[WORK ITEM] Nothing is to be altered; the data must be repeated exactly.

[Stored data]
Start of Block

# leonsick/s2d

Measured on AMD Instinct MI355X. Metric: clip-frames/sec fwd+loss, R50 M2F-Video T=8 720p Q=100, higher is better.
Workload: dtype f32 (f16x3 MFMA for dense contractions); 1 GPU; KDVideoMaskFormer fwd+loss (student+teacher fwd, GT+KD VideoSetCriterion), c4: 2 clips/GPU x T=8 x 720x1280, Q=100, P=160000, N=10 sparse GT instances/clip, encoder dropout 0.3; clips_per_gpu=2, frames_per_clip=8, parallelism=dp1 (clips sharded, no collective), streams=2

## Files before the change

include/s2d_hip.h:

```cpp
#ifndef S2D_HIP_H
#define S2D_HIP_H
#include <stdint.h>

#ifndef HIP_INCLUDE_HIP_HIP_RUNTIME_API_H
typedef struct ihipStream_t *hipStream_t;
#endif

#ifdef __cplusplus
extern "C" {
#endif

#define S2D_OK 0
#define S2D_ERR_ARG (-1)
#define S2D_ERR_LAUNCH (-2)

int s2d_abi_version(void);

int s2d_set_dense_mode(int mode);


int s2d_gemm_nt_f32(const float *A, const float *B, float *C, int M, int N, int K, long lda, long ldb, long ldc,
                    int batch, long strideA, long strideB, long strideC, const float *scale, const float *bias,
                    const float *res, long ldr, long strideR, int res_rows, int res_cols, int relu, const void *B_split,
                    hipStream_t stream);

int s2d_gemm_nt_dropout_f32(const float *A, const float *B, float *C, int M, int N, int K, long lda, long ldb, long ldc,
                            const float *bias, const float *res, long ldr, int relu, const void *B_split, float p,
                            uint64_t seed, unsigned site, unsigned row0, hipStream_t stream);

int s2d_dropout_f32(const float *x, long M, int N, float p, uint64_t seed, unsigned site, unsigned row0, float *y, hipStream_t stream);

int s2d_gemm_nt_gate_f32(const float *A, const float *B, float *C, int M, int N, int K, long lda, long ldb, long ldc, const float *scale,
                         const float *res, long ldr, const float *gate, long ldg, float gate_scale, const void *B_split, hipStream_t stream);
int s2d_conv2d_nhwc_gate_f32(const float *x, const float *w, float *y, int N, int H, int W, int Cin, int Cout, int KH, int KW, int stride,
                             int pad, const float *scale, const float *gate, float gate_scale, const void *w_split, hipStream_t stream);
int s2d_gemm_nt_presplit_f32(const void *A_split, const float *B, float *C, int M, int N, int K, long ldb, long ldc, const float *bias,
                             const float *res, long ldr, int res_rows, int res_cols, int relu, const void *B_split, hipStream_t stream);
long s2d_split_weights_words(int N, int K);
int s2d_split_weights_f16(const float *W, int N, int K, long ldw, void *out, hipStream_t stream);

long s2d_ffn_pack_words(int C, int F, int Npost, int pre);
int s2d_ffn_pack_f16(const float *W1, const float *W2, int C, int F, const float *Wpost, int Npost, const float *Wpre, void *out,
                     hipStream_t stream);
int s2d_ffn_fused_f32(const float *x, long M, int C, int F, const void *pack, const float *b1, const float *b2, const float *ln1_gamma,
                      const float *ln1_beta, const float *ln2_gamma, const float *ln2_beta, float eps, float p, uint64_t seed,
                      unsigned site_hidden, unsigned site_out, unsigned row0, float *xn, float *y, int Npost, const float *post_bias,
                      const float *post_pos, int post_S, int post_npos, long post_ldpos, float *post_out, long post_ld,
                      const float *pre_bias, const float *pre_res, unsigned site_pre, hipStream_t stream);

int s2d_conv2d_nhwc_f32(const float *x, const float *w, float *y, int N, int H, int W, int Cin, int Cout, int KH,
                        int KW, int stride, int pad, const float *scale, const float *bias, const float *res,
                        int relu, const void *w_split, hipStream_t stream);

int s2d_gemm_nt_amp_f32(const float *A, const float *B, float *C, int M, int N, int K, long lda, long ldb, long ldc, int batch,
                        long strideA, long strideB, long strideC, const float *scale, const float *bias, const float *res, long ldr,
                        long strideR, int res_rows, int res_cols, int relu, hipStream_t stream);
int s2d_conv2d_nhwc_amp_f32(const float *x, const float *w, float *y, int N, int H, int W, int Cin, int Cout, int KH, int KW, int stride,
                            int pad, const float *scale, const float *bias, const float *res, int relu, hipStream_t stream);
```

End of Block

[TASK ANSWER]
# leonsick/s2d

Measured on AMD Instinct MI355X. Metric: clip-frames/sec fwd+loss, R50 M2F-Video T=8 720p Q=100, higher is better.
Workload: dtype f32 (f16x3 MFMA for dense contractions); 1 GPU; KDVideoMaskFormer fwd+loss (student+teacher fwd, GT+KD VideoSetCriterion), c4: 2 clips/GPU x T=8 x 720x1280, Q=100, P=160000, N=10 sparse GT instances/clip, encoder dropout 0.3; clips_per_gpu=2, frames_per_clip=8, parallelism=dp1 (clips sharded, no collective), streams=2

## Files before the change

include/s2d_hip.h:

```cpp
#ifndef S2D_HIP_H
#define S2D_HIP_H
#include <stdint.h>

#ifndef HIP_INCLUDE_HIP_HIP_RUNTIME_API_H
typedef struct ihipStream_t *hipStream_t;
#endif

#ifdef __cplusplus
extern "C" {
#endif

#define S2D_OK 0
#define S2D_ERR_ARG (-1)
#define S2D_ERR_LAUNCH (-2)

int s2d_abi_version(void);

int s2d_set_dense_mode(int mode);


int s2d_gemm_nt_f32(const float *A, const float *B, float *C, int M, int N, int K, long lda, long ldb, long ldc,
                    int batch, long strideA, long strideB, long strideC, const float *scale, const float *bias,
                    const float *res, long ldr, long strideR, int res_rows, int res_cols, int relu, const void *B_split,
                    hipStream_t stream);

int s2d_gemm_nt_dropout_f32(const float *A, const float *B, float *C, int M, int N, int K, long lda, long ldb, long ldc,
                            const float *bias, const float *res, long ldr, int relu, const void *B_split, float p,
                            uint64_t seed, unsigned site, unsigned row0, hipStream_t stream);

int s2d_dropout_f32(const float *x, long M, int N, float p, uint64_t seed, unsigned site, unsigned row0, float *y, hipStream_t stream);

int s2d_gemm_nt_gate_f32(const float *A, const float *B, float *C, int M, int N, int K, long lda, long ldb, long ldc, const float *scale,
                         const float *res, long ldr, const float *gate, long ldg, float gate_scale, const void *B_split, hipStream_t stream);
int s2d_conv2d_nhwc_gate_f32(const float *x, const float *w, float *y, int N, int H, int W, int Cin, int Cout, int KH, int KW, int stride,
                             int pad, const float *scale, const float *gate, float gate_scale, const void *w_split, hipStream_t stream);
int s2d_gemm_nt_presplit_f32(const void *A_split, const float *B, float *C, int M, int N, int K, long ldb, long ldc, const float *bias,
                             const float *res, long ldr, int res_rows, int res_cols, int relu, const void *B_split, hipStream_t stream);
long s2d_split_weights_words(int N, int K);
int s2d_split_weights_f16(const float *W, int N, int K, long ldw, void *out, hipStream_t stream);

long s2d_ffn_pack_words(int C, int F, int Npost, int pre);
int s2d_ffn_pack_f16(const float *W1, const float *W2, int C, int F, const float *Wpost, int Npost, const float *Wpre, void *out,
                     hipStream_t stream);
int s2d_ffn_fused_f32(const float *x, long M, int C, int F, const void *pack, const float *b1, const float *b2, const float *ln1_gamma,
                      const float *ln1_beta, const float *ln2_gamma, const float *ln2_beta, float eps, float p, uint64_t seed,
                      unsigned site_hidden, unsigned site_out, unsigned row0, float *xn, float *y, int Npost, const float *post_bias,
                      const float *post_pos, int post_S, int post_npos, long post_ldpos, float *post_out, long post_ld,
                      const float *pre_bias, const float *pre_res, unsigned site_pre, hipStream_t stream);

int s2d_conv2d_nhwc_f32(const float *x, const float *w, float *y, int N, int H, int W, int Cin, int Cout, int KH,
                        int KW, int stride, int pad, const float *scale, const float *bias, const float *res,
                        int relu, const void *w_split, hipStream_t stream);

int s2d_gemm_nt_amp_f32(const float *A, const float *B, float *C, int M, int N, int K, long lda, long ldb, long ldc, int batch,
                        long strideA, long strideB, long strideC, const float *scale, const float *bias, const float *res, long ldr,
                        long strideR, int res_rows, int res_cols, int relu, hipStream_t stream);
int s2d_conv2d_nhwc_amp_f32(const float *x, const float *w, float *y, int N, int H, int W, int Cin, int Cout, int KH, int KW, int stride,
                            int pad, const float *scale, const float *bias, const float *res, int relu, hipStream_t stream);
```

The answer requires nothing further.